“This is the 15th day of my participation in the First Challenge 2022. For details: First Challenge 2022.”


These are some brief notes on the design of the Parallel Iterator trait. This article does not describe how to use parallel iterators. If necessary, browse ParallelIterator.

challenge

Parallel iterators are more complex than sequential iterators. The reason is that they must be able to divide themselves and operate in parallel between the separated parts.

There are currently two different usage patterns for the design of a Parallel iterator; As we will see, not all iterators support both patterns. Here’s why there are two models:

Pull

Producer and UnindexedProducer traits

In this mode, the iterator is required to produce the next item by calling next(). This is basically just like a normal iterator, but with one difference: you can split the iterator into two parts, generating unrelated items in different threads.

Describe the two traits:

In the Producer Trait, splitting is done through split_at(), which accepts an index that should be split. Only iterators with indexes can work in this mode because they know exactly how much data they will produce and how to locate the accessed indexes.

In the UnindexedProducer Trait, splitting is accomplished through split(), which only requires producers to roughly split themselves into two parts. This is useful when the length or memory layout is unknown, such as strings, or when the length may exceed usize, such as Range

on 32-bit platforms.

Theoretically, any Producer could use a non-indexed approach, but we don’t currently use one. When you know the exact length, split() is simply implemented as split_at(length/2).

Push

Consumer and the UnindexedConsumer Trait

In this mode, the iterator gives each item in turn and then processes it. This is the opposite of a normal iterator. It’s more like a call to for_each: Consumer () is called with that item every time a new item is generated. (The attributes themselves are a little more complicated, because they support states that can be traversed and eventually reduced.) Unlike producers, consumers come in two varieties, the difference being how they are segmented.

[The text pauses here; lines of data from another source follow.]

template <int CELL, int H, int U, int WK, int MODE, bool CST = false, int NBL = NB>
__global__ __launch_bounds__(H / U == 1 ? 256 : 320, 1) void rnn_bidir_kernel(
    const RnnParams p) {
  constexpr bool X6 = MODE != 0;
  constexpr bool H3 = MODE == 2;
  constexpr int G = CELL ? 4 : 3;
  constexpr int R = G * U;
  constexpr int RB = (R + 15) / 16;
  constexpr int WR = 4 / WK;
  constexpr int RBW = RB / WR;
  constexpr int KW = H / WK;
  constexpr int NL = KW / 16;
  constexpr int KS = KW / 32;
  constexpr int KB = KW / 4;
  constexpr int BPG = H / U;
  constexpr bool LOCAL = BPG == 1;
  constexpr int CELLS = U * NB;
  constexpr bool HALFCELL = CELLS < 256;
  constexpr int CPT = HALFCELL ? 1 : CELLS / 256;
  static_assert((R % 16 == 0 || U == 8) && (U % 16 == 0 || U == 8) && H % U == 0 &&
                    RB % WR == 0 && (CELLS % 256 == 0 || CELLS == 128), "shape");
  static_assert(X6 ? (KW % 32 == 0) : (KB % 4 == 0), "K split");
  static_assert(!CST || (H3 && !LOCAL && CPT == 1 && (U == 16 || U == 8)), "compute-wave h stores");
  static_assert(U != 8 || (CST && CELL == 0 && NBL == NB), "U = 8: the spread GRU's CST form");
  static_assert(NBL == NB || (NBL == 8 && !LOCAL), "live sequences per group");
  constexpr int RR = RB * 16;
  constexpr float GSC = H3 ? H3_UNSCALE : 1.f;

  __shared__ __attribute__((aligned(16))) float red[WK * RR * RED_STRIDE];
  __shared__ __attribute__((aligned(16))) float hloc[LOCAL ? 2 * 16 * H : 4];
  __shared__ __attribute__((aligned(16))) float hstage[LOCAL ? 4 : CELLS];
  __shared__ __attribute__((aligned(16))) float ystage[LOCAL ? 4 : CELLS];
  __shared__ int s_abort, s_group, s_bi, s_mode;

  const int tid = threadIdx.x, lane = tid & 63, wave = tid >> 6;
  const int wk = wave % WK, wr = wave / WK;
  const int ls = lane >> 4, lc = lane & 15;

  if (tid == 0) {
    int mode = 0, group = blockIdx.x % p.ngroups, bi = blockIdx.x / p.ngroups, abort = 0;
    if (!LOCAL && p.xcd_local) {
      const unsigned x = xcc_id();
      const unsigned slot = __hip_atomic_fetch_add(p.ws + WS_CENSUS + x * CNT_PAD, 1u,
                                                   __ATOMIC_RELAXED, __HIP_MEMORY_SCOPE_AGENT);
      __hip_atomic_fetch_add(p.ws + WS_ARRIVE, 1u, __ATOMIC_RELAXED, __HIP_MEMORY_SCOPE_AGENT);
      if (!poll_ge(p.ws + WS_ARRIVE, gridDim.x, p.spin_limit)) {
        abort = 1;
        report_timeout(p);
      } else if (p.ngroups % 8 == 0 || (int)gridDim.x == 8 * BPG) {
        const int gpx = p.ngroups % 8 == 0 ? p.ngroups / 8 : 1;
        const unsigned per = (unsigned)gpx * BPG;
        bool balanced = true;
        for (int i = 0; i < 8; ++i)
          balanced &= __hip_atomic_load(p.ws + WS_CENSUS + i * CNT_PAD, __ATOMIC_RELAXED,
                                        __HIP_MEMORY_SCOPE_AGENT) == per;
        if (balanced) {
          mode = 1;
          group = (int)(x * gpx + slot / BPG);
          bi = (int)(slot % BPG);
        }
      }
    }
    s_mode = mode;
    s_group = group;
    s_bi = bi;
    s_abort = abort;
  }
  __syncthreads();
  if (s_abort) return;
  if (s_group >= p.ngroups || s_bi >= BPG) return;
  const int group = s_group, bi = s_bi;
  const bool xcd_mode = s_mode == 1;
  const int dir = group & 1;
  const int chunk = p.chunk0 + (group >> 1);
  const int gglob = p.chunk0 * 2 + group;
  const int u0 = bi * U;
  unsigned *cnt = p.ws + WS_GROUPS_OF(p.ngroups_total) + gglob * CNT_PAD;
  unsigned *flags = p.ws + WS_FLAGS + gglob * FLAGS_PER_GROUP;
  static_assert(BPG <= FLAGS_PER_GROUP, "flags");

  if constexpr (!LOCAL) {
    if (wave == 4) {
      constexpr int F4 = CELLS / 4;
      constexpr int FPL = F4 < 64 ? 1 : F4 / 64;
      static_assert(F4 % 64 == 0 || F4 == 32, "comm wave tiling");
      const auto rs = __builtin_amdgcn_make_buffer_rsrc(p.hx, (short)0, 0x7FFFFFF0, 0x00020000);
      const int hxp = p.ngroups_total * 16 * H * 4;
      unsigned hofs[FPL];
      int yb[FPL], k0s[FPL];
      bool ok[FPL];
#pragma unroll
      for (int i = 0; i < FPL; ++i) {
        const int f = lane + 64 * i;
        {
          const int bl = f / (U / 4);
          yb[i] = chunk * NBL + bl;
          k0s[i] = u0 + (f % (U / 4)) * 4;
          ok[i] = f < F4 && bl < NBL && yb[i] < p.B;
        }
        if constexpr (H3) {
          const int bl = f / (U / 4), rem = f % (U / 4), plane = rem & 1;
          const int k0 = u0 + (rem >> 1) * 8;
          const int kwv = k0 / KW, r = k0 % KW, q = r % 32;
          const int ln = (q >> 3) * 16 + bl;
          hofs[i] = (unsigned)((gglob * 16 * H * 2 +
                                ((kwv * NL + (r / 32) * 2 + plane) * 64 + ln) * 8) * 2);
        } else {
          const int bl = f / (U / 4);
          const int k0 = u0 + (f % (U / 4)) * 4;
          const int kwv = k0 / KW, r = k0 % KW;
          int ln, idx4;
          if constexpr (X6) {
            const int q = r % 32;
            ln = (q >> 3) * 16 + bl;
            idx4 = (r / 32) * 2 + ((q & 7) >> 2);
          } else {
            ln = (r / KB) * 16 + bl;
            idx4 = (r % KB) >> 2;
          }
          hofs[i] = (unsigned)((gglob * 16 * H + ((kwv * NL + idx4) * 64 + ln) * 4) * 4);
        }
      }
      __syncthreads();
      for (int t = 0; t < p.T; ++t) {
        const int tt = dir ? (p.T - 1 - t) : t;
        __syncthreads();
        if (s_abort) break;
        __syncthreads();
        const int soff = (t & 1) * hxp;
        typedef unsigned u32x4 __attribute__((ext_vector_type(4)));
#pragma unroll
        for (int i = 0; i < (CST ? 0 : FPL); ++i) {
          const u32x4 v = *(const u32x4 *)&hstage[(lane + 64 * i) * 4];
          if (NBL != NB && (lane + 64 * i) / (U / 4) >= NBL) continue;
          if (xcd_mode)
            __builtin_amdgcn_raw_buffer_store_b128(v, rs, hofs[i], soff, 0);
          else
            __builtin_amdgcn_raw_buffer_store_b128(v, rs, hofs[i], soff, 16);
        }
#pragma unroll
        for (int i = 0; i < FPL; ++i) {
          const f32x4 v = *(const f32x4 *)&ystage[((lane + 64 * i) % F4) * 4];
          if (ok[i]) *(f32x4 *)(p.y + ((size_t)yb[i] * p.T + tt) * p.y_stride + dir * H + k0s[i]) = v;
        }
      }
      return;
    }
  }

  const float *wdir = p.w_hh + (size_t)dir * (G * H) * H;
  bf16x8 wa[(X6 && !H3) ? RBW : 1][(X6 && !H3) ? KS : 1][3];
  f16x8 wh[H3 ? RBW : 1][H3 ? KS : 1][2];
  float wf[X6 ? 1 : RBW][X6 ? 1 : KB];
  bool wbad = false;
#pragma unroll
  for (int i = 0; i < RBW; ++i) {
    const int lrow0 = (wr * RBW + i) * 16 + lc;
    const bool rlive = lrow0 < R;
    const int lrow = rlive ? lrow0 : 0;
    const int grow = (lrow / U) * H + u0 + (lrow % U);
    const float *src = wdir + (size_t)grow * H + wk * KW;
    if constexpr (X6) {
#pragma unroll
      for (int ks = 0; ks < KS; ++ks) {
        float v[8];
        const f32x4 a = *(const f32x4 *)(src + ks * 32 + 8 * ls);
        const f32x4 b = *(const f32x4 *)(src + ks * 32 + 8 * ls + 4);
        v[0] = a.x; v[1] = a.y; v[2] = a.z; v[3] = a.w;
        v[4] = b.x; v[5] = b.y; v[6] = b.z; v[7] = b.w;
        if (!rlive)
#pragma unroll
          for (int e = 0; e < 8; ++e) v[e] = 0.f;
        if constexpr (H3) {
          split2h8(v, wh[i][ks][0], wh[i][ks][1]);
#pragma unroll
          for (int e = 0; e < 8; ++e) wbad |= !(__builtin_fabsf(v[e]) <= 65504.f);
        } else {
          split3x8(v, wa[i][ks][0], wa[i][ks][1], wa[i][ks][2]);
        }
      }
    } else {
#pragma unroll
      for (int kb = 0; kb < KB; kb += 4) {
        const f32x4 v = *(const f32x4 *)(src + ls * KB + kb);
        wf[i][kb] = v.x;
        wf[i][kb + 1] = v.y;
        wf[i][kb + 2] = v.z;
        wf[i][kb + 3] = v.w;
      }
    }
  }

  if (wbad && p.status) atomicOr(p.status, 2u);

  int cu[CPT], cb[CPT], cbl[CPT], len[CPT], hxo[CPT];
  bool cvalid[CPT];
  float hstate[CPT], cstate[CPT], bhh[CPT][G];
#pragma unroll
  for (int j = 0; j < CPT; ++j) {
    const int c = tid + 256 * j;
    cu[j] = c % U;
    const int bl = c / U;
    cbl[j] = bl;
    cb[j] = chunk * NBL + bl;
    cvalid[j] = bl < NBL && cb[j] < p.B;
    hstate[j] = 0.f;
    cstate[j] = 0.f;
    len[j] = (p.lengths && cvalid[j]) ? p.lengths[cb[j]] : p.T;
#pragma unroll
    for (int g = 0; g < G; ++g) {
      bhh[j][g] = (CELL == 0) ? p.b_hh[dir * G * H + g * H + u0 + cu[j]] : 0.f;
    }
    const int k = u0 + cu[j];
    const int kwv = k / KW, r = k % KW;
    int ln, idx4, e;
    if constexpr (X6) {
      const int q = r % 32;
      ln = (q >> 3) * 16 + bl;
      idx4 = (r / 32) * 2 + ((q & 7) >> 2);
      e = q & 3;
    } else {
      ln = (r / KB) * 16 + bl;
      idx4 = (r % KB) >> 2;
      e = r & 3;
    }
    hxo[j] = ((kwv * NL + idx4) * 64 + ln) * 4 + e;
  }

  const int slab = 16 * H;
  const auto rsrc = __builtin_amdgcn_make_buffer_rsrc(p.hx, (short)0, 0x7FFFFFF0, 0x00020000);
  const unsigned hoff = (unsigned)((gglob * slab + wk * NL * 256 + lane * 4) * 4);
  const int hx_par = p.ngroups_total * slab * 4;
  unsigned cst_off = 0;
  if constexpr (CST) {
    const int f = 16 * wave + (lane & 15);
    const int bl = f / (U / 4), rem = f % (U / 4), plane = rem & 1;
    const int k0 = u0 + (rem >> 1) * 8;
    const int kwv = k0 / KW, r = k0 % KW, q = r % 32;
    const int ln = (q >> 3) * 16 + bl;
    cst_off = (unsigned)((gglob * 16 * H * 2 + ((kwv * NL + (r / 32) * 2 + plane) * 64 + ln) * 8) * 2);
  }

  const int32_t *iptr[CPT];
  size_t brow[CPT];
#pragma unroll
  for (int j = 0; j < CPT; ++j) {
    const int b = cvalid[j] ? cb[j] : 0;
    iptr[j] = p.index ? p.index + (size_t)b * p.T : (const int32_t *)p.ws;
    brow[j] = (size_t)b * p.T_src;
  }
  const float *xcol = p.xp + dir * G * H + u0;
  const float *zcol = (p.index ? p.xp_zero : p.xp) + dir * G * H + u0;
  auto frame = [&](int t) { return dir ? (p.T - 1 - t) : t; };
  auto load_idx = [&](int t, int (&ir)[CPT]) {
    const int tt = frame(t < p.T ? t : p.T - 1);
#pragma unroll
    for (int j = 0; j < CPT; ++j) ir[j] = iptr[j][p.index ? tt : 0];
  };
  auto load_gx = [&](int t, const int (&ir)[CPT], float (&g)[CPT][G]) {
    const int tt = frame(t < p.T ? t : p.T - 1);
#pragma unroll
    for (int j = 0; j < CPT; ++j) {
      const int src = p.index ? ir[j] : tt;
      const float *row = src >= 0 ? xcol + (brow[j] + src) * p.xp_stride : zcol;
      if (RNN_DIAG(p) & 1) row = zcol;
#pragma unroll
      for (int gi = 0; gi < G; ++gi) g[j][gi] = row[gi * H + cu[j]];
    }
  };
  float g0[CPT][G], g1[CPT][G], g2[CPT][G];
  int i0[CPT], i1[CPT], i2[CPT];
  load_idx(0, i0);
  load_idx(1, i1);
  load_gx(0, i0, g0);
  load_gx(1, i1, g1);
  load_idx(2, i2);
  if (LOCAL)
    for (int i = tid; i < 16 * H; i += 256) hloc[i] = 0.f;
  __syncthreads();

In the Consumer trait, splitting is done by splIT_AT, which accepts an index to split the data. All iterators can work in this mode. In this way, the segments generated have a basic estimate of how much data they consume.

In the UnindexedConsumer trait, splitting is done by split_off_left(). In this case, there is no index: the partitioned parts have to prepare themselves to handle an unknown amount of data flow, and they don’t know where the data is in the overall data flow.

For the UnindexedConsumer trait, not all consumers can operate in this mode. For example, it works for for_each and reduce, but it does not work for collect_into_vec, because in this case each item is dependent on its final position in the target set.